Last week on average 30 year fixed rate mortgage decreased to 2.93%, according to Freddie Mac’s Weekly Assessment Poll

Until today’s mortgage interest rates above recent record lows, they are still exceptionally low. “This is a good time to be an American consumer, perhaps the best in recent times,” says Joe Brusuelas, Chief Economist at RSM, an audit, tax and consulting company. “Don’t get lost in the fog” I didn’t do that last year. ”

So if you have been waiting on the sidelines not knowing if you should take this mortgage or refinancing rates, you still have the option to lock in a low rate.

A low rate does not always guarantee that the mortgage will be profitable for you. Home prices have skyrocketed and could offset the potential savings that buyers could get from the low interest rate. “We are very sensitive to interest rates,” says Elizabeth Rose, Certified Mortgage Planner at AmCap Home Loans. “[Borrowers] I heard that someone in the office got a rating of 2.875% and they just want that rate, but they don’t know why. “

However, those same low rates and rising prices have given people who are already homeowners an increased opportunity to lock in savings by refinancing their current home loan.

The refinancing decision has to be more than just getting the best interest rate. Therefore, before you decide whether to refinance or not, there are a few things to consider.

Two questions to ask yourself before refinancing

There are good rules of thumb when it comes to refinancing.
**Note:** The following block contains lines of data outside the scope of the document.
# mushroonhead/spatial-intention-maps

Measured on AMD Instinct MI355X. Metric: agent-state-stacks/sec (96×96×C maps) at 1/2/4/8 MI355X; HBM GB/s vs peak, higher is better.
Workload: dtype f32

## Files before the change

spatial-intention-maps_amd/csrc/get_state_body.inc:

```
    __shared__ __attribute__((aligned(16))) char smem[LDS_BYTES];
    Shared &sh = *reinterpret_cast<Shared *>(smem);
    float *dist = reinterpret_cast<float *>(smem + OFF_DIST);
    SsspScratch &S = *reinterpret_cast<SsspScratch *>(smem + OFF_UNION);
    float *tile = reinterpret_cast<float *>(smem + OFF_UNION);

    const int n = blockIdx.x;
    const int tid = threadIdx.x;
    const int H = cfg.H, W = cfg.W;
    if (tid == 0) STAMP_NB(77);
    simaps_agent ag = agents[n];
    const int nsrc = (cfg.use_shortest_path_to_receptacle_map ? 1 : 0) + (cfg.use_shortest_path_map ? 1 : 0);
    const int cs_waves = nsrc > 0 ? 4 * nsrc : (dbg.cspace ? 4 : 0);
    const bool early_tile =
        nsrc > 0 && (cfg.room_h + 2) * sssp_pitch(cfg.room_w) * 4 <= DIST_FLOATS * 4 - CMAP_BYTES;
    uint8_t *cmap = reinterpret_cast<uint8_t *>(smem) + (early_tile ? OFF_UNION - CMAP_BYTES : OFF_CMAP);
    const bool tail_cells = early_tile && !cfg.use_distance_to_receptacle_map &&
                            tail_cells_off(cfg.room_h, cfg.room_w) + LW * LW * 2 <= DIST_FLOATS * 4;
    if (tid < 16) (&sh.bar[0][0])[tid] = 0u;
    if (tid == 16) sh.scratch_free = cs_waves == 0;
#if defined(GS_SPEC) && !GS_MIXED
    OccLoad4<512> pre8;
    OccLoad4<256> pre4;
    const bool pre_occ = (tid >> 6) < cs_waves && nsrc > 0 && occ4_ok(H, W, cfg.room_j0);
    if (pre_occ) {
        const uint8_t *occ_slot = occupancy + (size_t)ag.map_slot * H * W;
        if (cs_waves == 8) cspace_load4<512>(pre8, occ_slot, H, W, cfg.room_i0, cfg.room_j0, cfg.room_h, tid);
        else cspace_load4<256>(pre4, occ_slot, H, W, cfg.room_i0, cfg.room_j0, cfg.room_h, tid);
    }
#endif
#ifdef GS_CACHED
    char *const sc_rec = (unsigned)ag.map_slot < (unsigned)cache_records
                             ? cache + (size_t)ag.map_slot * simaps_state_cache::record_bytes(GS_ROOM_H, GS_ROOM_W)
                             : nullptr;
    CachePre sc_pre;
    if (pre_occ) cache_preload<GS_ROOM_H, GS_ROOM_W>(sc_pre, sc_rec, tid);
    bool sc_join = false;
#endif
    simaps_env ev = envs[ag.env];
    int nr_cap = SIMAPS_MAX_ROBOTS;
    if (cfg.use_intention_channels)
        nr_cap = (C - 1 - !!cfg.use_robot_map - !!cfg.use_distance_to_receptacle_map -
                  !!cfg.use_shortest_path_to_receptacle_map - !!cfg.use_shortest_path_map - !!cfg.use_history_map -
                  !!cfg.use_intention_map) / (cfg.intention_channel_spatial ? 1 : 2) + 1;
    const bool bad_desc = (unsigned)(ev.num_robots - 1) >= (unsigned)SIMAPS_MAX_ROBOTS ||
                          (unsigned)ag.robot >= (unsigned)ev.num_robots ||
                          (cfg.use_intention_channels && ev.num_robots != nr_cap);
    ev.num_robots = min(max(ev.num_robots, 1), min(nr_cap, SIMAPS_MAX_ROBOTS));
    if ((unsigned)ag.robot >= (unsigned)ev.num_robots) ag.robot = 0;
    lds_barrier();
    if (tid == 0 && bad_desc) sh.bar[0][3] = 1u;
    if (tid == 0) STAMP_NB(0);
#if GS_MIXED && defined(SIMAPS_STATE16)
    uint16_t *out = state + (size_t)out_off[n];
#elif GS_MIXED
    float *out = state + (size_t)out_off[n];
#elif defined(GS_INTO)
    auto *out = state + (size_t)into_row * LW * LW * C;
#elif defined(SIMAPS_STATE16)
    uint16_t *out = state + (size_t)n * LW * LW * C;
#else
    float *out = state + (size_t)n * LW * LW * C;
#endif
    const RenderCtx rc{cfg, sh, out, C, n};
    if ((tid >> 6) < cs_waves) {
        const Group g{tid, 64 * cs_waves, sh.bar[0], cs_waves};
#if GS_MIXED
        const uint8_t *occ_base = occupancy + ((int64_t)map_off[ag.map_slot] - (int64_t)ag.map_slot * H * W);
        if (cs_waves == 8) sweep_track<512>(sh, S, dist, cfg, geo, ag, ev, robots, occ_base, nsrc, dbg, n, g, early_tile);
        else sweep_track<256>(sh, S, dist, cfg, geo, ag, ev, robots, occ_base, nsrc, dbg, n, g, early_tile);
#elif defined(GS_CACHED)
        sc_join = sweep_track_cached<GS_ROOM_H, GS_ROOM_W>(sh, S, dist, cfg, geo, ag, ev, robots, sc_rec, pre8, sc_pre, g);
#elif defined(GS_SPEC)
        if (cs_waves == 8)
            sweep_track<512, GS_ROOM_H, GS_ROOM_W>(sh, S, dist, cfg, geo, ag, ev, robots, occupancy, nsrc, dbg, n, g,
                                                   early_tile, &pre8);
        else
            sweep_track<256, GS_ROOM_H, GS_ROOM_W>(sh, S, dist, cfg, geo, ag, ev, robots, occupancy, nsrc, dbg, n, g,
                                                   early_tile, &pre4);
#else
        if (cs_waves == 8) sweep_track<512>(sh, S, dist, cfg, geo, ag, ev, robots, occupancy, nsrc, dbg, n, g, early_tile);
        else sweep_track<256>(sh, S, dist, cfg, geo, ag, ev, robots, occupancy, nsrc, dbg, n, g, early_tile);
#endif
#ifdef GS_CACHED
        if (!sc_join) STAMP_NB(7);
    }
    if ((tid >> 6) >= cs_waves || sc_join) {
        int nw = NT / 64 - cs_waves;
        Group g{tid - 64 * cs_waves, 64 * nw, sh.bar[1], nw};
        int t = sc_join ? SC_NO_PARAM_THREAD : g.t;
#else
        STAMP_NB(7);
    } else {
        const int nw = NT / 64 - cs_waves;
        const Group g{tid - 64 * cs_waves, 64 * nw, cs_waves ? sh.bar[1] : nullptr, nw};
        const int t = g.t;
#endif
        const simaps_robot *rb = robots + ev.robot_off;
        if (t == 0) {
            sh.nr = ev.num_robots;
            sh.me = ag.robot;
            sh.env = ag.env;
            sh.has_rec = ev.has_receptacle;
        }
        if (t == 64) {
            const simaps_robot &me = rb[ag.robot];
            sh.rot = rot_params(CROP, 90.0 - me.heading * RAD_TO_DEG, cfg.rotate_rounding == SIMAPS_ROT_PLAIN);
            pos_to_pix(me.x, me.y, H, W, sh.pi, sh.pj);
            STAMP_NB(72);
        }
        if (t >= 128 && t < 128 + ev.num_robots) {
            const int k = t - 128;
            const simaps_robot &r = rb[k];
            RobotP &P = sh.rob[k];
            if ((cfg.use_intention_map && r.intention_len > SIMAPS_MAX_PATH) ||
                (cfg.use_history_map && r.history_len > SIMAPS_MAX_PATH))
                __hip_atomic_store(&sh.bar[0][3], 1u, __ATOMIC_RELAXED, __HIP_MEMORY_SCOPE_WORKGROUP);
            robot_params(P, r, cfg, geo, H, W);
            if (k == 0) STAMP_NB(73);
        }
        {
            const int w8 = t >> 6;
            const bool z8 = g.n == 512;
            const int zt = z8 ? (w8 == 3 || w8 == 4 ? t - 192 : (w8 >= 6 ? t - 256 : -1)) : t;
            const int zn = z8 ? 256 : g.n;
            if (zt >= 0) {
                uint4 *cz = reinterpret_cast<uint4 *>(cmap);
                for (int k = zt; k < CMAP_BYTES / 16; k += zn) cz[k] = uint4{0u, 0u, 0u, 0u};
                if (early_tile) {
                    uint4 *tz = reinterpret_cast<uint4 *>(tile);
                    for (int k = SCRATCH_Q + zt; k < TILE * TILE / 4; k += zn) tz[k] = uint4{0u, 0u, 0u, 0u};
                }
            }
        }
        const bool segs = (cfg.use_history_map || cfg.use_intention_map) && t >= 320 &&
                          t < 320 + ev.num_robots * SEG_PER_ROBOT;
        if (segs) {
            seg_geom(sh, cfg, rb, paths, cfg.use_history_map ? 4 : cfg.intention_map_encoding, t - 320, ag.robot);
            if (t == 320) STAMP_NB(74);
        }
        if (t < 5 * 24) sh.mwin[t] = geo.mbits[t / 24][t % 24];
        if (t >= 192 && t < 192 + 20) {
            const int q = t - 192, m = q >> 2, f = q & 3;
            sh.mwin[120 + q] = f == 0 ? geo.mrow0[m] : f == 1 ? geo.mcol0[m] : f == 2 ? geo.mnrows[m] : geo.mncols[m];
        }
        if (t == 0) STAMP_NB(75);
#ifdef GS_CACHED
        if (sc_join || cache_verdict_hit(sh)) {
            nw = 12;
            g = Group{tid - 256, 768, sh.bar[1], 12};
        }
#endif
        g.sync();
        if (t == 0) STAMP_NB(9);
        if (segs) seg_ramp(sh, t - 320);
        if (cfg.use_intention_channels && t == 256) intention_channel_order(sh, cfg, rb);
#ifdef GS_CACHED
        t = g.t;
#endif

        if (t == 0) STAMP_NB(51);
        uint32_t *cmap32 = reinterpret_cast<uint32_t *>(cmap);
        const int ci0 = sh.pi - HALF_CROP, cj0 = sh.pj - HALF_CROP;
        const int ln = t & 63, wv = __builtin_amdgcn_readfirstlane(t >> 6);
        const int nrb = ev.num_robots, wpr = nrb <= nw ? nw / nrb : 1;
        for (int kk = wv; kk < nrb * wpr; kk += nw) {
            const int k = kk % nrb, sub = kk / nrb;
            const RobotP &P = sh.rob[k];
            const int bi0 = __builtin_amdgcn_readfirstlane(P.bi0), bi1 = __builtin_amdgcn_readfirstlane(P.bi1);
            const int bj0 = P.bj0, bj1 = P.bj1, st_i = P.st_i, st_j = P.st_j;
            const int type = P.type;
            const bool cube = type == SIMAPS_LIFTING && P.lifting;
            const unsigned code0 = P.code0;
            const Rot R{P.c, P.s, P.f0, P.f1, P.S0, P.S1};
            const int *mt = reinterpret_cast<const int *>(sh.mwin + 120 + 4 * type);
            const int *mc = reinterpret_cast<const int *>(sh.mwin + 120 + 4 * 4);
            const int mt0 = mt[0], mt1 = mt[1], mt2 = mt[2], mt3 = mt[3];
            const int mc0 = mc[0], mc1 = mc[1], mc2 = mc[2], mc3 = mc[3];
            for (int rp = sub; 2 * rp <= bi1 - bi0; rp += wpr) {
                const int gi = bi0 + 2 * rp + (ln >> 5), gj = bj0 + (ln & 31);
                unsigned code = 0;
                if (gi <= bi1 && gj <= bj1) {
                    int m0, m1;
                    const bool in = rot_src(R, LW, gi - st_i, gj - st_j, m0, m1);
                    if (in) {
                        const int r = m0 - mt0, cc = m1 - mt1;
                        if ((unsigned)r < (unsigned)mt2 && (unsigned)cc < (unsigned)mt3 && ((sh.mwin[type * 24 + r] >> cc) & 1u))
                            code = code0;
                        const int r2 = m0 - mc0, c2 = m1 - mc1;
                        if (cube && (unsigned)r2 < (unsigned)mc2 && (unsigned)c2 < (unsigned)mc3 && ((sh.mwin[4 * 24 + r2] >> c2) & 1u))
                            code |= 1u << 5;
                    }
                }
                const int ca = gi - ci0, cb = gj - cj0;
                if (code && (unsigned)ca < (unsigned)CROP && (unsigned)cb < (unsigned)CROP) {
                    const int pos = ca * CROP + cb;
                    atomicOr(&cmap32[pos >> 2], code << (8 * (pos & 3)));
                }
            }
        }
#ifdef GS_SPEC
        if (early_tile && cfg.use_shortest_path_to_receptacle_map && cfg.use_shortest_path_map)
            zero_scratch_early(sh, tile, g);
#endif
        g.sync();
        if (t == 0) STAMP_NB(1);
#if GS_MIXED
        const float *ovh = overhead + (size_t)map_off[ag.map_slot];
#else
        const float *ovh = overhead + (size_t)ag.map_slot * H * W;
#endif
        if (nw == 8) render_maps<18>(rc, g, geo, ovh, rb, paths, tile, cmap, early_tile, tail_cells, dist);
        else if (nw == 12) render_maps<12>(rc, g, geo, ovh, rb, paths, tile, cmap, early_tile, tail_cells, dist);
        else render_maps<9>(rc, g, geo, ovh, rb, paths, tile, cmap, early_tile, tail_cells, dist);
        if (t == 0) STAMP_NB(8);
    }
    lds_barrier();
    STAMP(4);

    STAMP(5);
    render_distance_channels(rc, ev, dist, nsrc, reinterpret_cast<const uint16_t *>(tile),
                             tail_cells ? reinterpret_cast<const uint16_t *>(reinterpret_cast<const char *>(dist) +
                                                                          tail_cells_off(cfg.room_h, cfg.room_w))
                                        : reinterpret_cast<const uint16_t *>(tile) + LW * LW);
    STAMP(6);

    if (nsrc > 0) {
        if (dbg.sources && tid < 2) {
            int32_t *o = dbg.sources + ((size_t)n * 2 + tid) * 4;
            const int s = sh.sp_slot[tid];
            if (s >= 0) { o[0] = sh.src_q[s][0]; o[1] = sh.src_q[s][1]; o[2] = sh.src_s[s][0]; o[3] = sh.src_s[s][1]; }
            else { o[0] = o[1] = o[2] = o[3] = -1; }
        }
    }
    if (tid == 0) {
        const unsigned f = group_faults(sh.bar, sh.rounds, nsrc);
#if defined(GS_INTO) && defined(GS_INTO_KID)
        post_faults(fault, f, GS_INTO_KID, n);
#elif defined(GS_INTO)
        post_faults(fault, f, SIMAPS_K_GET_STATE_INTO, n);
#else
        post_faults(fault, f, GS_MIXED ? SIMAPS_K_GET_STATE_MIXED : SIMAPS_K_GET_STATE, n);
#endif
        if (dbg.status) {
            int st = (f & SIMAPS_FAULT_ROUNDS ? 2 : 0) | (f & SIMAPS_FAULT_TIMEOUT ? 4 : 0) |
                     (f & SIMAPS_FAULT_DESCRIPTOR ? 8 : 0);
            for (int s = 0; s < nsrc; s++) st |= sh.src_ok[s] ? 0 : 1;
            dbg.status[n] = st | ((nsrc > 0 ? sh.rounds & 0xfffff : 0) << 8);
        }
    }
#ifdef SIMAPS_PHASE_STAMPS
    if (tid == 0 && blockIdx.x < MAX_STAMP_WG) g_stamps[blockIdx.x * NSTAMP + 10] = (unsigned long long)sh.rounds;
#endif
```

“Throughout my career, I’ve heard that if you can’t cut the rate by 1% or 2%, then there is no point in refinancing,” says Rose. But there are exceptions to every rule, and the decision is ultimately personal, she adds. “It may not make sense for one person to cut the rate by 1%, but for another it frees up enough money to pay off the credit card debt.”

Today’s low interest rates may get all the attention, but sometimes personal factors are more important to consider. This is why it is important to understand What for you want to refinance. Here are two important questions to ask yourself.

1. What are your financial goals?

Home loan refinancing is just one financial tool that can help you achieve your goals. Lowering the interest rate or shortening the loan term can save thousands of dollars in interest or shorten the mortgage payment years. The ultimate goal here is to minimize debt and lower the debt horizon. If you can afford higher monthly payments on a short-term loan, “this is a really good opportunity to create wealth,” says Brucewelas.

You may also want to turn your home equity into cash if having the extra money allows you to consolidate other high interest debt or take an investment opportunity. Compared to other types of debt cashing refinancing can lower the overall percentage you pay. If you have $ 20,000 in private student loans at 6% and $ 5,000 on a credit card at 15%, you can cash out $ 25,000 from your home equity at 3.5% and pay off other debts.

2. How long will you stay in your current home?

Refinancing is paid. You usually pay between 3% and 6% on closing costs. These fees can be paid out of pocket or transferred to the loan balance using refinancing without closing costs… Regardless of how you pay them, they should consider your decision.

In most situations, refinancing makes sense if you plan to stay in your home long enough for the savings to outweigh the costs. For example, if you calculate $ 250 monthly savingsand your final cost is $ 10,000, you will pay off in 40 months or just over four years. To calculate your breakeven point, divide the upfront cost ($ 10,000) by the monthly savings ($ 250). In this case, the monthly savings of $ 250 allows you to cover the closing costs for 0-40 months. If you move before 41 months, you are at a loss and did not save. But 41 months is when savings start.